1. A speech signal reproducing system in which a speech signal synthesizer includes means for substantially reproducing at least the pitch and the vocal tract characterisation of an original speech signal, during each of a succession of regular time intervals or frames of predetermined duration, in dependence upon respective pulse coded signals which represent said pitch and said characterisation and which are made available to said synthesizer at the commencement of each said interval, wherein the pulse coded signals utilised by the pitch reproducing means during a time interval are updated to match those made available in respect of that interval at the first commencement of a pitch period after the commencement of said interval, and the pulse coded signals utilised by the vocal tract characterisation means during that interval are updated either contemporaneously with the updating of the pitch-representing signals or after a predetermined delay time from the commencement of said time interval, whichever is sooner.

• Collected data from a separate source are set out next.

int engine_alloc(mobrob_ppo_engine* e) {
  const size_t P = e->P, N = e->N, T = e->T, Dp = e->Dp, A = e->A, Bl = std::min(e->Bl, e->N * e->T), R = e->rows_max;
  CHK(dalloc(e, &e->params, P)); CHK(dalloc(e, &e->grads, P + 8)); CHK(dalloc(e, &e->m, P)); CHK(dalloc(e, &e->v, P));
  CHK(dalloc(e, &e->pW1p, (size_t)e->H1 * Dp)); CHK(dalloc(e, &e->vW1p, (size_t)e->G1 * Dp));
  CHK(dalloc(e, &e->aWp, (size_t)e->Ap * e->HL)); CHK(dalloc(e, &e->vWp, (size_t)8 * e->GL));
  CHK(dalloc(e, &e->obs, (T + 1) * N * Dp)); CHK(dalloc(e, &e->actions, T * N * A));
  CHK(dalloc(e, &e->rewards, T * N)); CHK(dalloc(e, &e->es, T * N)); CHK(dalloc(e, &e->values, (T + 1) * N));
  e->last_values = e->values + T * N;
  CHK(dalloc(e, &e->logp, T * N)); CHK(dalloc(e, &e->adv, T * N)); CHK(dalloc(e, &e->ret, T * N));
  CHK(dalloc(e, &e->last_dones, N)); CHK(dalloc(e, &e->prev_dones, N));
  CHK(dalloc(e, &e->dones_tmp, N)); CHK(dalloc(e, &e->clip_act, N * A)); CHK(dalloc(e, &e->rew_tmp, N));
  CHK(dalloc(e, &e->term_obs, N * Dp)); CHK(dalloc(e, &e->term_val, N)); CHK(dalloc(e, &e->eps_dev, R * A));
  CHK(dalloc(e, &e->trunc_dev, N)); CHK(dalloc(e, &e->dones_u8, N)); CHK(dalloc(e, &e->ep_len, N)); CHK(dalloc(e, &e->ep_len2, N)); CHK(dalloc(e, &e->ctr_dev, 2));
  CHK(dalloc(e, &e->rows, T * N)); CHK(dalloc(e, &e->perm_dev, T * N)); CHK(dalloc(e, &e->advstat, (size_t)e->nmb * 4)); CHK(dalloc(e, &e->advbins, (size_t)e->nmb * 2 + 1)); CHK(dalloc(e, &e->expvar_part, (size_t)kEvBlocks * 4));
  CHK(dalloc(e, &e->stats, (size_t)e->stats_cap * 8));
  CHK(dalloc(e, &e->Xg, Bl * Dp)); CHK(dalloc(e, &e->actg, Bl * A)); CHK(dalloc(e, &e->lpg, Bl));
  CHK(dalloc(e, &e->advg, Bl)); CHK(dalloc(e, &e->retg, Bl)); CHK(dalloc(e, &e->oldvg, Bl));
  for (int l = 0; l < e->Lp; ++l) CHK(dalloc(e, &e->hp[l], R * e->Hp[l]));
  for (int l = 0; l < e->Lv; ++l) CHK(dalloc(e, &e->hv[l], R * e->Hv[l]));
  CHK(dalloc(e, &e->mu, R * e->Ap)); CHK(dalloc(e, &e->vout, R));
// ... 419 lines not shown

int mobrob_ppo_compute_gae(mobrob_ppo_engine_t* e) {
  if (!e) return fail(MOBROB_ERR_INVALID, "null engine");
  run_gae(e);
  HIPC(hipStreamSynchronize(e->stream));
  e->rollout_ready = true; e->train_rec_valid = false;
  return MOBROB_OK;
}

int mobrob_ppo_x3_mode(const mobrob_ppo_engine_t* e) {
  if (!e || !e->fused.enabled || e->fused.net[0].W2x == nullptr) return 0;
  return 1 | (e->fused.train_x3 ? 2 : 0) | (e->fused.train_x3 && e->fused.train_chain ? 4 : 0);
}

int mobrob_ppo_update_mode(const mobrob_ppo_engine_t* e) { return e ? e->last_update_mode : 0; }

int mobrob_ppo_explained_variance(mobrob_ppo_engine_t* e, double* out) {
  if (!e || !out) return fail(MOBROB_ERR_INVALID, "explained_variance: null argument");
  if (!e->rollout_ready) return fail(MOBROB_ERR_STATE, "explained_variance: rollout not finished");
  const int n = e->N * e->T;
  hipLaunchKernelGGL(k_explained_variance_partials, dim3(kEvBlocks), dim3(256), 0, e->stream, e->values, e->ret, n, e->expvar_part);
  double part[kEvBlocks * 4];
  HIPC(hipMemcpyAsync(part, e->expvar_part, sizeof part, hipMemcpyDeviceToHost, e->stream));
  HIPC(hipStreamSynchronize(e->stream));
  double s[4] = {0.0, 0.0, 0.0, 0.0};
  for (int b = 0; b < kEvBlocks; ++b)
    for (int k = 0; k < 4; ++k) s[k] += part[b * 4 + k];
  const double var_y = s[1] / n - (s[0] / n) * (s[0] / n), var_d = s[3] / n - (s[2] / n) * (s[2] / n);
  *out = var_y > 0.0 ? 1.0 - var_d / var_y : NAN;
  return MOBROB_OK;
// ... 46 lines not shown
bool rollout_s8(const mobrob_ppo_engine* e) {
  static const bool s8_on = !kRolloutStationary && env_int("MOBROB_ROLLOUT_S8", 1) != 0;
  return s8_on && e->fused.net[0].W2x != nullptr;
}

struct ChunkPlan {
  bool overlap;
  int chunk, vgrid_max;
};
ChunkPlan chunk_plan(bool wide, int tiles, bool tile_kernel, int T, int N) {
  const bool overlap = tiles <= 192 && (wide || (tile_kernel && (size_t)T * N >= ((size_t)1 << 18)));
  return ChunkPlan{overlap, overlap ? std::max(16, cdiv(T, 20)) : T, overlap ? std::max(32, 256 - tiles) : 256};
}

void launch_rollout_kernel(mobrob_ppo_engine* e, const RolloutArgs& a) {
  const int Dp = e->Dp, tiles = cdiv(a.N, 32);
  if (!wide_nets(e)) {
    if (a.kind == 3) {
      FUSED_DISPATCH_DP(Dp, hipLaunchKernelGGL((k_rollout64_tile<DPc, 3>), dim3(tiles), dim3(256), rollout64_tile_lds_bytes(Dp, true), e->stream, a));
    } else if (rollout64_tile_kernel(e)) {
      FUSED_DISPATCH_DP(Dp, hipLaunchKernelGGL((k_rollout64_tile<DPc>), dim3(tiles), dim3(256), rollout64_tile_lds_bytes(Dp), e->stream, a));
    } else {
      const int nwv = rollout64_waves(Dp);
      FUSED_DISPATCH_DP(Dp, hipLaunchKernelGGL((k_rollout64_persistent<DPc>), dim3(cdiv(tiles, nwv)), dim3(nwv * 64), rollout64_lds_bytes(Dp), e->stream, a));
    }
    return;
  }
  const bool s8 = a.kind == 3 || rollout_s8(e);
  const dim3 grid(tiles), block(kRolloutThreads);
  const size_t lds = rollout_lds_bytes(Dp, s8);
// ... 639 lines not shown
    a.fW3b[n] = on && !ch ? (float*)e->fused.net[n].W3b : nullptr;
    a.fW3h[n] = (on && (n == 1 || e->fused.A <= 16)) ? (float*)e->fused.net[n].W3h : nullptr;
    a.fb1s[n] = on ? (float*)e->fused.net[n].b1s : nullptr;
    a.fb2s[n] = on ? (float*)e->fused.net[n].b2s : nullptr;
    const bool x3 = on && e->fused.train_x3;
    a.xW1[n] = x3 ? reinterpret_cast<unsigned short*>(const_cast<unsigned*>(e->fused.net[n].W1x)) : nullptr;
    a.xW2[n] = x3 ? reinterpret_cast<unsigned short*>(const_cast<unsigned*>(e->fused.net[n].W2x)) : nullptr;
    a.xW2b[n] = x3 && !ch ? reinterpret_cast<unsigned short*>(const_cast<unsigned*>(e->fused.net[n].W2bx)) : nullptr;
    a.cW1[n] = ch ? reinterpret_cast<unsigned short*>(const_cast<unsigned*>(e->fused.net[n].W1c)) : nullptr;
    a.cW2[n] = ch ? reinterpret_cast<unsigned short*>(const_cast<unsigned*>(e->fused.net[n].W2c)) : nullptr;
    a.cW2b[n] = ch ? reinterpret_cast<unsigned short*>(const_cast<unsigned*>(e->fused.net[n].W2bc)) : nullptr;
    a.cW3[n] = ch ? const_cast<float*>(e->fused.net[n].W3c) : nullptr;
    a.cW3b[n] = ch ? const_cast<float*>(e->fused.net[n].W3bc) : nullptr;
  }
}
}

namespace {
struct AdamStep { float step_size, bc2_sqrt; };
AdamStep next_adam_step(mobrob_ppo_engine* e) {
  e->adam_step++;
  const double bc1 = 1.0 - std::pow(e->cfg.adam_beta1, (double)e->adam_step), bc2 = 1.0 - std::pow(e->cfg.adam_beta2, (double)e->adam_step);
  return {(float)(e->cfg.learning_rate / bc1), (float)std::sqrt(bc2)};
}
int next_stats_row(mobrob_ppo_engine* e) {
  if (e->stats_n >= e->stats_cap) e->stats_n = 0;
  return e->stats_n++;
}
StatsArgs apply_norms(mobrob_ppo_engine* e) {
  StatsArgs st = stats_args(e);
  st.stats_row = e->stats + (size_t)next_stats_row(e) * 8;
  st.inv_bg = 1.0f / (float)((int64_t)e->cur_count * e->cfg.world_size);
  if (!e->use_norm_records)
    hipLaunchKernelGGL(k_sqnorm_chunks, dim3(e->nchunks), dim3(256), 0, e->stream, e->grads, e->chunks_dev,
                       e->chunk_partial, st);
  return st;
}
int apply_adam(mobrob_ppo_engine* e, const StatsArgs& st) {
  const AdamStep step = next_adam_step(e);
  AdamPackArgs a{};
  fill_adam_pack_args(e, a);
  a.step_size = step.step_size; a.bc2_sqrt = step.bc2_sqrt;
  if (e->use_norm_records) a.st = st;
  a.stats_row = st.stats_row;
  a.loss_sums_zero = e->fused.enabled ? e->grads + e->P : nullptr;
  hipLaunchKernelGGL(k_adam_pack, dim3(cdiv(e->P, 256)), dim3(256), 0, e->stream, a);
  HIPC(hipGetLastError());
  e->grad_pending = false;
  return MOBROB_OK;
}
}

2. A speech signal reproducing system in which a speech signal synthesizer includes means for substantially reproducing at least the pitch and the vocal tract characterisation of an original speech signal, during each of a succession of regular time intervals or frames of predetermined duration, in dependence upon respective pulse coded signals which represent said pitch and said characterisation and which are made available to said synthesizer at the commencement of each said interval, wherein there are provided means to generate a signal to mark a predetermined delay time after the commencement cf each pitch period of the reproduced signal, the pulse coded signals utilised by the pitch reproducing means during a time interval being updated to match those made available in respect of that interval at the first commencement of a pitch period after the commencement of said interval, and the pulse coded signals utilised by the vocal tract characterisation means being updated either at the commencement of the respective interval in the absence of a delay time marking signal, contemporaneously with the updating of the pitch-representing signals if said updating occurs in the presence of said delay time marking signal, or at the termination of said delay time marking signal if no pitch updating has yet taken place in that interval.

3. A speech signal reproducing system in accordance with Claim 2 wherein the pulse coded signals which represent the pitch and vocal tract characterisation of the original speech signal and which are made available at the commencement of each time interval are themselves updated at different rates.

4. A speech signal reproducing system in accordance with Claim 3 wherein the pitchrepresenting signals are updated at the commencement of each time interval while the vocal tract characterisation signals may be updated at the commencement of alternate time intervals.

5. A speech signal reproducing system in accordance with any preceding claim wherein the time intervals are of 10 milliseconds duration.

6. A speech signal reproducing system substantially as hereinbefore described with reference to Figures 1 A and 1 B of the accompanying drawings.

7. A speech signal reproducing system substantially as hereinbefore described with reference to Figures 2A and 2B of the accompanying drawings.